**Stored data:**
#define MDM_BLDS(rs, lds_off, voff, soff)                                                                   \
  __builtin_amdgcn_raw_ptr_buffer_load_lds(rs, (__attribute__((address_space(3))) void*)(lds_off), 16, voff, soff, 0, 0)
#define MDM_WG_TILE_STATE(it_)                                                                              \
  const bool more_ = (it_) < nt;                                                                            \
  const auto rsA = __builtin_amdgcn_make_buffer_rsrc(a_base, 0, more_ ? a_bytes : 0u, 0x00020000);         \
  const auto rsB = __builtin_amdgcn_make_buffer_rsrc(b_base, 0, more_ ? b_bytes : 0u, 0x00020000);         \
  const int mb_ = (mt_begin + (it_)) * BKM;                                                                 \
  const int a_soff = mb_ * p.Cout * 2, b_soff = mb_ * p.Cin * 2;
#define MDM_WG_PIECE(stage, q)                                                                              \
  {                                                                                                         \
    constexpr int j_ = (q) >> 1;                                                                            \
    const int m_ = mb_ + j_ * RPP + srow;                                                                   \
    bool v_ = m_ < p.M;                                                                                     \
    if (((q) & 1) == 0) {                                                                                   \
      MDM_BLDS(rsA, (stage) + j_ * (RPP * ROWB) + wave_lds, v_ ? a_vo[j_] : INVALID, a_soff);               \
    } else {                                                                                                \
      if (MODE == MODE_3x3) {                                                                               \
        const int ow_ = m_ & (p.W - 1), oh_ = (m_ >> logW) & (p.H - 1);                                     \
        v_ = v_ && (unsigned)(oh_ + kh - 1) < (unsigned)p.H && (unsigned)(ow_ + kw - 1) < (unsigned)p.W;    \
      }                                                                                                     \
      MDM_BLDS(rsB, (stage) + A_BYTES + j_ * (RPP * ROWB) + wave_lds, v_ ? b_vo[j_] : INVALID, b_soff);     \
    }                                                                                                       \
  }

  f32x4 acc[MT][NT];
#pragma unroll
  for (int i = 0; i < MT; ++i)
#pragma unroll
    for (int j = 0; j < NT; ++j) acc[i][j] = f32x4{0.f, 0.f, 0.f, 0.f};
  const int bias_k0 = (MODE == MODE_3x3 && p.skip_cout > 0) ? (((n0 / p.skip_cout) >> 1) * 3 + ((n0 / p.skip_cout) & 1)) * p.Cin : 0;
  constexpr int BR = MT / NWN;
  const int wn_s = __builtin_amdgcn_readfirstlane(wn);
  const int bias_share = p.groups > 0 ? 1 : p.bias_share;
  const int kt_rel = k0 >= bias_k0 ? (k0 - bias_k0) / BN : bias_share;
  const bool bias_blk = (p.groups > 0 ? gr.bout[grp] != nullptr : p.bslab != nullptr) && kt_rel < bias_share;
  const int bias_chunk = (nt + bias_share - 1) / bias_share;
  const int bias_b0 = bias_blk ? min(kt_rel * bias_chunk, nt) : nt;
  const int bias_b1 = bias_blk ? min(bias_b0 + bias_chunk, nt) : nt;

  unsigned fa[MT], fb[NT];
  {
    const unsigned smem_base = (unsigned)(size_t)(__attribute__((address_space(3))) char*)smem;
    const int r0 = quad * 8 + (l16 >> 2);
    const int fsw = (l16 >> 2) | ((quad & 1) << 2);
#pragma unroll
    for (int c = 0; c < MT; ++c) fa[c] = smem_base + r0 * ROWB + (((wm * MT + c) ^ fsw) << 5) + ((l16 & 3) << 3);
#pragma unroll
    for (int c = 0; c < NT; ++c) fb[c] = smem_base + A_BYTES + r0 * ROWB + (((wn * NT + c) ^ fsw) << 5) + ((l16 & 3) << 3);
  }

  if (nt > 0) {
    {
      MDM_WG_TILE_STATE(0);
      MDM_WG_PIECE(smem, 0); MDM_WG_PIECE(smem, 1); MDM_WG_PIECE(smem, 2); MDM_WG_PIECE(smem, 3);
      MDM_WG_PIECE(smem, 4); MDM_WG_PIECE(smem, 5); MDM_WG_PIECE(smem, 6); MDM_WG_PIECE(smem, 7);
    }
    {
      MDM_WG_TILE_STATE(1);
      MDM_WG_PIECE(smem + STAGE, 0); MDM_WG_PIECE(smem + STAGE, 1); MDM_WG_PIECE(smem + STAGE, 2); MDM_WG_PIECE(smem + STAGE, 3);
      MDM_WG_PIECE(smem + STAGE, 4); MDM_WG_PIECE(smem + STAGE, 5); MDM_WG_PIECE(smem + STAGE, 6); MDM_WG_PIECE(smem + STAGE, 7);
    }
    asm volatile("s_waitcnt vmcnt(0)" ::: "memory");
    __syncthreads();
    u32x2 ra[MT][2], rb0[NT][2], rb1[NT][2];
#pragma unroll
    for (int c = 0; c < NT; ++c) MDM_TR2(rb0[c][0], rb0[c][1], fb[c], 0);
#pragma unroll
    for (int c = 0; c < MT; ++c) MDM_TR2(ra[c][0], ra[c][1], fa[c], 0);
// ... 29 lines not shown
      char* const dst = smem + so;                                                                          \
      _Pragma("unroll") for (int c = 0; c < NT; ++c) { const unsigned ad = fb[c] + sn; MDM_TR2(rb0[c][0], rb0[c][1], ad, 0); } \
      _Pragma("unroll") for (int j = 0; j < NT; ++j) bq[j] = frag_of(rb1[j][0], rb1[j][1]);                 \
      _Pragma("unroll") for (int i = 0; i < MT; ++i) {                                                      \
        const Frag<T> aq = frag_of(ra[i][0], ra[i][1]);                                                     \
        _Pragma("unroll") for (int j = 0; j < NT; ++j) mma16(acc[i][j], bq[j], aq);                         \
        if (BIAS && i / BR == wn_s) bsum[i % BR] = frag_sum_guarded(aq, bsum[i % BR]);                      \
        if (MT == 8) { MDM_WG_PIECE_RT(dst, i) } else { MDM_WG_PIECE_RT(dst, 2 * i) MDM_WG_PIECE_RT(dst, 2 * i + 1) } \
        { const unsigned ad = fa[i] + sn; MDM_TR2(ra[i][0], ra[i][1], ad, 0); }                             \
        __builtin_amdgcn_sched_barrier(0);                                                                  \
      }                                                                                                     \
    }
#define MDM_WG_PIECE_RT(stage, q)                                                                           \
    switch (q) {                                                                                            \
      case 0: MDM_WG_PIECE(stage, 0) break; case 1: MDM_WG_PIECE(stage, 1) break;                           \
      case 2: MDM_WG_PIECE(stage, 2) break; case 3: MDM_WG_PIECE(stage, 3) break;                           \
      case 4: MDM_WG_PIECE(stage, 4) break; case 5: MDM_WG_PIECE(stage, 5) break;                           \
      case 6: MDM_WG_PIECE(stage, 6) break; default: MDM_WG_PIECE(stage, 7) break;                          \
    }
    int it = 0;
    float bsum[BR];
    for (; it < bias_b0; ++it) MDM_WG_ITER(false)
#pragma unroll
    for (int i = 0; i < BR; ++i) bsum[i] = 0.f;
    for (; it < bias_b1; ++it) MDM_WG_ITER(true)
    if (bias_blk) {
#pragma unroll
      for (int r = 0; r < BR; ++r) {
        float v = bsum[r];
        v += __shfl_xor(v, 16, 64);
        v += __shfl_xor(v, 32, 64);
        const int n = n0 + wm * TM + (wn * BR + r) * 16 + l16;
        if (quad == 0 && n < p.Cout) {
          if (p.groups > 0) gr.bout[grp][n] += v;
          else p.bslab[((size_t)split * bias_share + kt_rel) * p.Cout + n] = v;
        }
      }
    }
    for (; it < nt; ++it) MDM_WG_ITER(false)
    asm volatile("s_waitcnt vmcnt(0) lgkmcnt(0)" ::: "memory");
#undef MDM_WG_PIECE_RT
#undef MDM_WG_ITER
  } else if (bias_blk && p.groups == 0 && quad == 0) {
#pragma unroll
    for (int r = 0; r < BR; ++r) {
      const int n = n0 + wm * TM + (wn * BR + r) * 16 + l16;
      if (n < p.Cout) p.bslab[((size_t)split * bias_share + kt_rel) * p.Cout + n] = 0.f;
    }
  }
#undef MDM_WG_PIECE
#undef MDM_WG_TILE_STATE
#undef MDM_BLDS

  if (bias_blk && p.groups == 0 && split == 0 && kt_rel == 0 && n0 == 0 && tid == 0)
    reinterpret_cast<int*>(p.bslab - WG_BHDR)[0] = bias_share;
  const bool direct = p.groups > 0;
  float* __restrict__ S = direct ? gr.out[grp] : p.slab + (size_t)split * p.Cout * p.K;
  const bool vec_ok = (p.K & 3) == 0;
  if (!direct) {
#pragma unroll
    for (int i = 0; i < MT; ++i) {
      const int n = n0 + wm * TM + i * 16 + l16;
      if (n >= p.Cout) continue;
#pragma unroll
      for (int j = 0; j < NT; ++j) {
        const int k = k0 + wn * TN + j * 16 + quad * 4;
        if (k >= p.K) continue;
        float* o = S + (size_t)n * p.K + k;
        if (vec_ok) {
          *reinterpret_cast<f32x4*>(o) = acc[i][j];
        } else {
#pragma unroll
          for (int e = 0; e < 4; ++e) if (k + e < p.K) o[e] = acc[i][j][e];
        }
      }
    }
  } else if (vec_ok && n0 + BM <= p.Cout && k0 + BN <= p.K) {
    float* const o0 = S + (size_t)(n0 + wm * TM + l16) * p.K + k0 + wn * TN + quad * 4;
    f32x4 old[2][NT];
#pragma unroll
    for (int j = 0; j < NT; ++j) old[0][j] = *reinterpret_cast<const f32x4*>(o0 + j * 16);
#pragma unroll
    for (int i = 0; i < MT; ++i) {
      if (i + 1 < MT) {
#pragma unroll
        for (int j = 0; j < NT; ++j) old[(i + 1) & 1][j] = *reinterpret_cast<const f32x4*>(o0 + (size_t)(i + 1) * 16 * p.K + j * 16);
      }
#pragma unroll
      for (int j = 0; j < NT; ++j) *reinterpret_cast<f32x4*>(o0 + (size_t)i * 16 * p.K + j * 16) = old[i & 1][j] + acc[i][j];
    }
  } else {
#pragma unroll
    for (int i = 0; i < MT; ++i) {
      const int n = n0 + wm * TM + i * 16 + l16;
      if (n >= p.Cout) continue;
#pragma unroll
      for (int j = 0; j < NT; ++j) {
        const int k = k0 + wn * TN + j * 16 + quad * 4;
        if (k >= p.K) continue;
        float* o = S + (size_t)n * p.K + k;
#pragma unroll
        for (int e = 0; e < 4; ++e) if (k + e < p.K) o[e] += acc[i][j][e];
      }
    }
  }
#endif
}
#undef MDM_TR2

**Task item:**
Copy verbatim, from the listing above, each line from the one containing "char* const dst" down to the one containing "v += __shfl_xor(v, 16, 64);", inclusive.

**Reply to the exercise:**
      char* const dst = smem + so;                                                                          \
      _Pragma("unroll") for (int c = 0; c < NT; ++c) { const unsigned ad = fb[c] + sn; MDM_TR2(rb0[c][0], rb0[c][1], ad, 0); } \
      _Pragma("unroll") for (int j = 0; j < NT; ++j) bq[j] = frag_of(rb1[j][0], rb1[j][1]);                 \
      _Pragma("unroll") for (int i = 0; i < MT; ++i) {                                                      \
        const Frag<T> aq = frag_of(ra[i][0], ra[i][1]);                                                     \
        _Pragma("unroll") for (int j = 0; j < NT; ++j) mma16(acc[i][j], bq[j], aq);                         \
        if (BIAS && i / BR == wn_s) bsum[i % BR] = frag_sum_guarded(aq, bsum[i % BR]);                      \
        if (MT == 8) { MDM_WG_PIECE_RT(dst, i) } else { MDM_WG_PIECE_RT(dst, 2 * i) MDM_WG_PIECE_RT(dst, 2 * i + 1) } \
        { const unsigned ad = fa[i] + sn; MDM_TR2(ra[i][0], ra[i][1], ad, 0); }                             \
        __builtin_amdgcn_sched_barrier(0);                                                                  \
      }                                                                                                     \
    }
#define MDM_WG_PIECE_RT(stage, q)                                                                           \
    switch (q) {                                                                                            \
      case 0: MDM_WG_PIECE(stage, 0) break; case 1: MDM_WG_PIECE(stage, 1) break;                           \
      case 2: MDM_WG_PIECE(stage, 2) break; case 3: MDM_WG_PIECE(stage, 3) break;                           \
      case 4: MDM_WG_PIECE(stage, 4) break; case 5: MDM_WG_PIECE(stage, 5) break;                           \
      case 6: MDM_WG_PIECE(stage, 6) break; default: MDM_WG_PIECE(stage, 7) break;                          \
    }
    int it = 0;
    float bsum[BR];
    for (; it < bias_b0; ++it) MDM_WG_ITER(false)
#pragma unroll
    for (int i = 0; i < BR; ++i) bsum[i] = 0.f;
    for (; it < bias_b1; ++it) MDM_WG_ITER(true)
    if (bias_blk) {
#pragma unroll
      for (int r = 0; r < BR; ++r) {
        float v = bsum[r];
        v += __shfl_xor(v, 16, 64);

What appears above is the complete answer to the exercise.